##### Data supplied #####
constexpr uint64_t kWriterChainsPerCU = 128;
constexpr uint32_t kEntryGranMinShift = 6;
constexpr uint64_t kEntryBudget = 1ull << 29;
constexpr uint32_t kSlotShift = 5;
constexpr uint64_t kSlotAlign = 1ull << kSlotShift;
constexpr uint32_t kLenEsc = (1u << 21) - 1;
struct WalkEntry {
  uint32_t mask;
  uint32_t w;
};
static_assert(sizeof(WalkEntry) == 8, "one dwordx2 per entry");
__device__ __forceinline__ WalkEntry make_entry(uint32_t key, uint64_t L, uint32_t meta) {
  const uint32_t hlen = meta >> 16, masked = (meta >> 8) & 1u;
  const uint32_t ext = hlen - 2 - 4 * masked;
  const uint32_t form = ext == 0 ? 0u : (ext == 2 ? 1u : 2u);
  const uint32_t l21 = L < kLenEsc ? (uint32_t)L : kLenEsc;
  return WalkEntry{key, (meta & 0x1ffu) | (form << 9) | (l21 << 11)};
}
__device__ __forceinline__ uint32_t entry_hlen(const WalkEntry& e) {
  const uint32_t form = (e.w >> 9) & 3u;
  return 2 + (form == 2 ? 8u : 2u * form) + 4 * ((e.w >> 8) & 1u);
}
__device__ __forceinline__ uint32_t entry_len21(const WalkEntry& e) { return e.w >> 11; }

__device__ __forceinline__ bool entry_slots_of(const gevws_conn_in& ci, uint32_t c, uint64_t n_entries,
                                              uint32_t gshift, uint64_t& base, uint64_t& cap) {
  if (n_entries == 0 || ci.len >= (1ull << 32)) return false;
  base = kSlotAlign * ((ci.off >> (gshift + kSlotShift)) + (uint64_t)c);
  cap = kSlotAlign * ((ci.len >> (gshift + kSlotShift)) + 1);
  return base + cap <= n_entries;
}

__device__ __forceinline__ bool out_of_order(const gevws_conn_in* __restrict__ conns, uint32_t c,
                                             const gevws_conn_in& ci) {
  if (c == 0) return false;
  const gevws_conn_in p = conns[c - 1];
  return ci.off < p.off || ci.off - p.off < p.len;
}

__device__ __forceinline__ int walk_parse(uint64_t lo, uint64_t hi, uint64_t avail, uint32_t& meta, uint32_t& hlen,
                                          uint64_t& L, uint32_t& key) {
  const uint32_t b1 = (uint32_t)(lo >> 8) & 0xffu;
  const uint32_t masked = b1 >> 7, len7 = b1 & 0x7fu;
  const bool e16 = len7 == 126, e64 = len7 == 127;
  hlen = 2 + (e64 ? 8u : (e16 ? 2u : 0u)) + 4 * masked;
  const uint64_t L64 = __builtin_bswap64((lo >> 16) | (hi << 48));
  const uint64_t L16 = (((lo >> 16) & 0xff) << 8) | ((lo >> 24) & 0xff);
  L = e64 ? L64 : (e16 ? L16 : (uint64_t)len7);
  key = (e64 ? (uint32_t)(hi >> 16) : (e16 ? (uint32_t)(lo >> 32) : (uint32_t)(lo >> 16))) & (0u - masked);
  meta = ((uint32_t)lo & 0xffu) | (masked << 8) | (hlen << 16);
  const bool have_hdr = avail >= 6 && avail >= hlen;
  if (have_hdr && e64 && (L64 >> 63)) return GEVWS_ERR_LEN_MSB;
  return (have_hdr && avail - hlen >= L) ? GEVWS_OK : GEVWS_NEED_MORE;
}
#####
● Work required: Nothing but the lines from the beginning of the records through the line with "hlen = 2 + (e64" should appear, each printed exactly.

● Exercise solution:
constexpr uint64_t kWriterChainsPerCU = 128;
constexpr uint32_t kEntryGranMinShift = 6;
constexpr uint64_t kEntryBudget = 1ull << 29;
constexpr uint32_t kSlotShift = 5;
constexpr uint64_t kSlotAlign = 1ull << kSlotShift;
constexpr uint32_t kLenEsc = (1u << 21) - 1;
struct WalkEntry {
  uint32_t mask;
  uint32_t w;
};
static_assert(sizeof(WalkEntry) == 8, "one dwordx2 per entry");
__device__ __forceinline__ WalkEntry make_entry(uint32_t key, uint64_t L, uint32_t meta) {
  const uint32_t hlen = meta >> 16, masked = (meta >> 8) & 1u;
  const uint32_t ext = hlen - 2 - 4 * masked;
  const uint32_t form = ext == 0 ? 0u : (ext == 2 ? 1u : 2u);
  const uint32_t l21 = L < kLenEsc ? (uint32_t)L : kLenEsc;
  return WalkEntry{key, (meta & 0x1ffu) | (form << 9) | (l21 << 11)};
}
__device__ __forceinline__ uint32_t entry_hlen(const WalkEntry& e) {
  const uint32_t form = (e.w >> 9) & 3u;
  return 2 + (form == 2 ? 8u : 2u * form) + 4 * ((e.w >> 8) & 1u);
}
__device__ __forceinline__ uint32_t entry_len21(const WalkEntry& e) { return e.w >> 11; }

__device__ __forceinline__ bool entry_slots_of(const gevws_conn_in& ci, uint32_t c, uint64_t n_entries,
                                              uint32_t gshift, uint64_t& base, uint64_t& cap) {
  if (n_entries == 0 || ci.len >= (1ull << 32)) return false;
  base = kSlotAlign * ((ci.off >> (gshift + kSlotShift)) + (uint64_t)c);
  cap = kSlotAlign * ((ci.len >> (gshift + kSlotShift)) + 1);
  return base + cap <= n_entries;
}

__device__ __forceinline__ bool out_of_order(const gevws_conn_in* __restrict__ conns, uint32_t c,
                                             const gevws_conn_in& ci) {
  if (c == 0) return false;
  const gevws_conn_in p = conns[c - 1];
  return ci.off < p.off || ci.off - p.off < p.len;
}

__device__ __forceinline__ int walk_parse(uint64_t lo, uint64_t hi, uint64_t avail, uint32_t& meta, uint32_t& hlen,
                                          uint64_t& L, uint32_t& key) {
  const uint32_t b1 = (uint32_t)(lo >> 8) & 0xffu;
  const uint32_t masked = b1 >> 7, len7 = b1 & 0x7fu;
  const bool e16 = len7 == 126, e64 = len7 == 127;
  hlen = 2 + (e64 ? 8u : (e16 ? 2u : 0u)) + 4 * masked;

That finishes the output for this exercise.